Our undertsanding of Egyptian notions of hell are based on six ancient texts: The Book of Two Ways (Book of the Ways of Rosetau), The Book of Amduat (Book of the Hidden Room, Book of That Which Is in the Underworld), The Book of Gates, The Book of the Dead (Book of Going Forth by Day), The Book of the Earth and The Book of Caverns.

Ancient Near East

The cultures of Mesopotamia (including Sumeria, the Akkadian Empire, Babylonia and Assyria), the Hittites and the Canaanites or Ugarits reveal some of the earliest evidence for the notion of a Netherworld or Underworld. From among the few texts that survive from these civilizations, this evidence appears in the Epic of Gilgamesh, the “Descent of Inanna to the Netherworld,” “Baal and the Underworld,” the “Descent of Ishtar” and the “Vision of Kummâ.”[15]

Greek

In classic Greek mythology, below Heaven, Earth, and Pontus is Tartarus, or Tartaros (Greek Τάρταρος, deep place).
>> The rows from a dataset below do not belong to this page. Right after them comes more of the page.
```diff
diff --git a/gubernator_amd/csrc/guber_kernels_front.h b/gubernator_amd/csrc/guber_kernels_front.h
--- a/gubernator_amd/csrc/guber_kernels_front.h
+++ b/gubernator_amd/csrc/guber_kernels_front.h
@@ -134,10 +134,8 @@
     }
 }
 
-__global__ __launch_bounds__(256) void k_fr_scatter(FrIn A) {
-    __shared__ FrTile T;
-    __shared__ uint64_t stg[2][FR_TILE];
-    const uint32_t tile = blockIdx.x, tid = threadIdx.x, i0 = tile * FR_TILE + tid;
+__device__ __forceinline__ void fr_scatter_tile(const FrIn& A, const uint32_t tile, FrTile& T, uint64_t (&stg)[2][FR_TILE]) {
+    const uint32_t tid = threadIdx.x, i0 = tile * FR_TILE + tid;
     fr_tile_bases(T, A.ctl, A.tile_cnt, A.tile_base, tile);
     const bool packed = A.ctl->ragged_seq != A.seq;
     const uint32_t len0 = fr_len0(A), ko0 = A.key_stride ? 0u : A.key_off[0], kstep = A.key_stride ? A.key_stride : len0;
@@ -156,7 +154,7 @@
         const uint32_t e = er >> FR_RANK_BITS;
         p[k] = T.lbase[e] + (er & ((1u << FR_RANK_BITS) - 1u));
         const uint32_t d = T.dofs[e] + p[k];
-        A.d_fwd[i] = d < A.n ? d : 0u;
+        if (A.d_fwd) A.d_fwd[i] = d < A.n ? d : 0u;
     }
     uint32_t dd[FR_PER];
     fr_sorted_places(T, A.n, dd);
@@ -227,17 +225,19 @@
         for (int k = 0; k < FR_PER; ++k) if (dd[k] != 0xffffffffu) { A.d_key_off[dd[k]] = (uint32_t)o[k]; A.d_key_len[dd[k]] = (uint32_t)(o[k] >> 32); }
     }
 }
+__global__ __launch_bounds__(256) void k_fr_scatter(FrIn A) {
+    __shared__ FrTile T;
+    __shared__ uint64_t stg[2][FR_TILE];
+    fr_scatter_tile(A, blockIdx.x, T, stg);
+}
 
 struct FrOut {
     uint32_t n; const uint16_t* er; const uint32_t *tile_cnt, *tile_base; const FrontCtl* ctl;
     const uint8_t *d_status, *d_err; const int64_t *d_limit, *d_remaining, *d_reset_time;
     uint8_t *status, *err; int64_t *limit, *remaining, *reset_time;
 };
-__global__ __launch_bounds__(256) void k_fr_out(FrOut A) {
-    __shared__ FrTile T;
-    __shared__ uint64_t stg[2][FR_TILE];
-    __shared__ uint16_t sse[FR_TILE];
-    const uint32_t tile = blockIdx.x, tid = threadIdx.x, i0 = tile * FR_TILE + tid;
+__device__ __forceinline__ void fr_out_tile(const FrOut& A, const uint32_t tile, FrTile& T, uint64_t (&stg)[2][FR_TILE], uint16_t (&sse)[FR_TILE]) {
+    const uint32_t tid = threadIdx.x, i0 = tile * FR_TILE + tid;
     fr_tile_bases(T, A.ctl, A.tile_cnt, A.tile_base, tile);
     uint32_t dd[FR_PER], p[FR_PER]; uint16_t se[FR_PER]; int64_t l[FR_PER], r[FR_PER], t[FR_PER];
     fr_sorted_places(T, A.n, dd);
@@ -270,5 +270,23 @@
 #pragma unroll
     for (int k = 0; k < FR_PER; ++k) if (p[k] != 0xffffffffu) A.reset_time[i0 + k * 256u] = (int64_t)stg[0][p[k]];
 }
-
-}
+__global__ __launch_bounds__(256) void k_fr_out(FrOut A) {
+    __shared__ FrTile T;
+    __shared__ uint64_t stg[2][FR_TILE];
+    __shared__ uint16_t sse[FR_TILE];
+    fr_out_tile(A, blockIdx.x, T, stg, sse);
+}
+
+struct FrLds { FrTile T; uint64_t stg[2][FR_TILE]; uint16_t sse[FR_TILE]; };
+static_assert(sizeof(FrLds) == 18568, "FrTile + two buffers of 8 KB + the 16-bit column");
+static_assert(sizeof(FrIn) + sizeof(FrOut) + 8 <= 4096, "kernel arguments are limited to 4 KB");
+__global__ __launch_bounds__(256) void k_fr_scatter_out(FrIn A, FrOut O, uint32_t tiles_s, uint32_t tiles_o) {
+    __shared__ FrLds L;
+    const uint32_t b = blockIdx.x, both = tiles_s < tiles_o ? tiles_s : tiles_o;
+    const bool out = b < 2u * both ? (b & 1u) != 0u : tiles_o > tiles_s;
+    const uint32_t tile = b < 2u * both ? b >> 1 : b - both;
+    if (out) fr_out_tile(O, tile, L.T, L.stg, L.sse);
+    else fr_scatter_tile(A, tile, L.T, L.stg);
+}
+
+}
diff --git a/gubernator_amd/csrc/guber_wire_pool.h b/gubernator_amd/csrc/guber_wire_pool.h
--- a/gubernator_amd/csrc/guber_wire_pool.h
+++ b/gubernator_amd/csrc/guber_wire_pool.h
@@ -374,7 +374,10 @@
     }
     p->item_cap = std::min<uint32_t>(std::min<uint32_t>(c.max_items, 4096u), p->max_per_rpc ? p->max_per_rpc : 4096u);
     {
-        const int rc = guber_front_create(engines, n_engines, rule, c.max_items, 4, &p->front);
+        int rc = guber_front_create(engines, n_engines, rule, c.max_items, 4, &p->front);
+#ifdef GUBER_FRONT_DECLARES_ENCODER
+        if (!rc) rc = front_declare_encoder(p->front);
+#endif
         if (rc) return rc;
     }
     if (hipSetDevice(p->device) != hipSuccess) return fail(GUBER_E_HIP, "hipSetDevice");
```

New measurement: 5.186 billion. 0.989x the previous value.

It is either a deep, gloomy place, a pit or abyss used as a dungeon of torment and suffering that resides within Hades (the entire underworld) with Tartarus being the hellish component. In the Gorgias, Plato (c. 400 BC) wrote that souls were judged after death and those who received punishment were sent to Tartarus. As a place of punishment, it can be considered a hell. The classic Hades, on the other hand, is more similar to Old Testament Sheol.

Europe

The hells of Europe include Breton Mythology’s “Anaon”, Celtic Mythology‘s “Uffern”, Slavic mythology‘s “Peklo”, the hell of Lapps Mythology and Ugarian Mythology’s “Manala” that leads to annihilation.

Asia

The hells of Asia include Bagobo Mythology’s “Gimokodan” and Ancient Indian Mythology‘s “Kalichi”.

Africa

African hells include Haida Mythology’s “Hetgwauge” and the hell of Swahili Mythology (kuzimu).

Oceania

The Oceanic hells include Samoan Mythology’s “O le nu’u-o-nonoa” and the hells of Bangka Mythology and Caroline Islands Mythology.

Native American

The hells of the Americas include Aztec Mythology‘s “Mictlan”, Inuit mythology‘s “Adlivun” and Yanomamo Mythology’s “Shobari Waka”. In Maya mythology , Xibalbá is the dangerous underworld of nine levels ruled by the demons Vucub Caquix and Hun Came. The road into and out of it is said to be steep, thorny and very forbidding. Metnal is the lowest and most horrible of the nine Hells of the underworld, ruled by Ah Puch. Ritual healers would intone healing prayers banishing diseases to Metnal. Much of the Popol Vuh describes the adventures of the Maya Hero Twins in their cunning struggle with the evil lords of Xibalbá.

The Aztecs believed that the dead traveled to Mictlan, a neutral place found far to the north. There was also a legend of a place of white flowers, which was always dark, and was home to the gods of death, particularly Mictlantecutli and his spouse Mictlantecihuatl, which means literally “lords of Mictlan”. The journey to Mictlan took four years, and the travelers had to overcome difficult tests, such as passing a mountain range where the mountains crashed into each other, a field where the wind carried flesh-scraping knives, and a river of blood with fearsome jaguars.

Judaism

Daniel 12:2 proclaims “And many of those who sleep in the dust of the earth shall awake, Some to everlasting life, Some to shame and everlasting contempt.” Judaism does not have a specific doctrine about the afterlife, but it does have a mystical/Orthodox tradition of describing Gehenna. Gehenna is not Hell, but rather a sort of Purgatory where one is judged based on his or her life’s deeds, or rather, where one becomes fully aware of one’s own shortcomings and negative actions during one’s life. The Kabbalah explains it as a “waiting room” (commonly translated as an “entry way”) for all souls (not just the wicked). The overwhelming majority of rabbinic thought maintains that people are not in Gehenna forever; the longest that one can be there is said to be 12 months, however there has been the occasional noted exception. Some consider it a spiritual forge where the soul is purified for its eventual ascent to Olam Habah (heb. עולם הבא; lit. “The world to come”, often viewed as analogous to Heaven). This is also mentioned in the Kabbalah, where the soul is described as breaking, like the flame of a candle lighting another: the part of the soul that ascends being pure and the “unfinished” piece being reborn.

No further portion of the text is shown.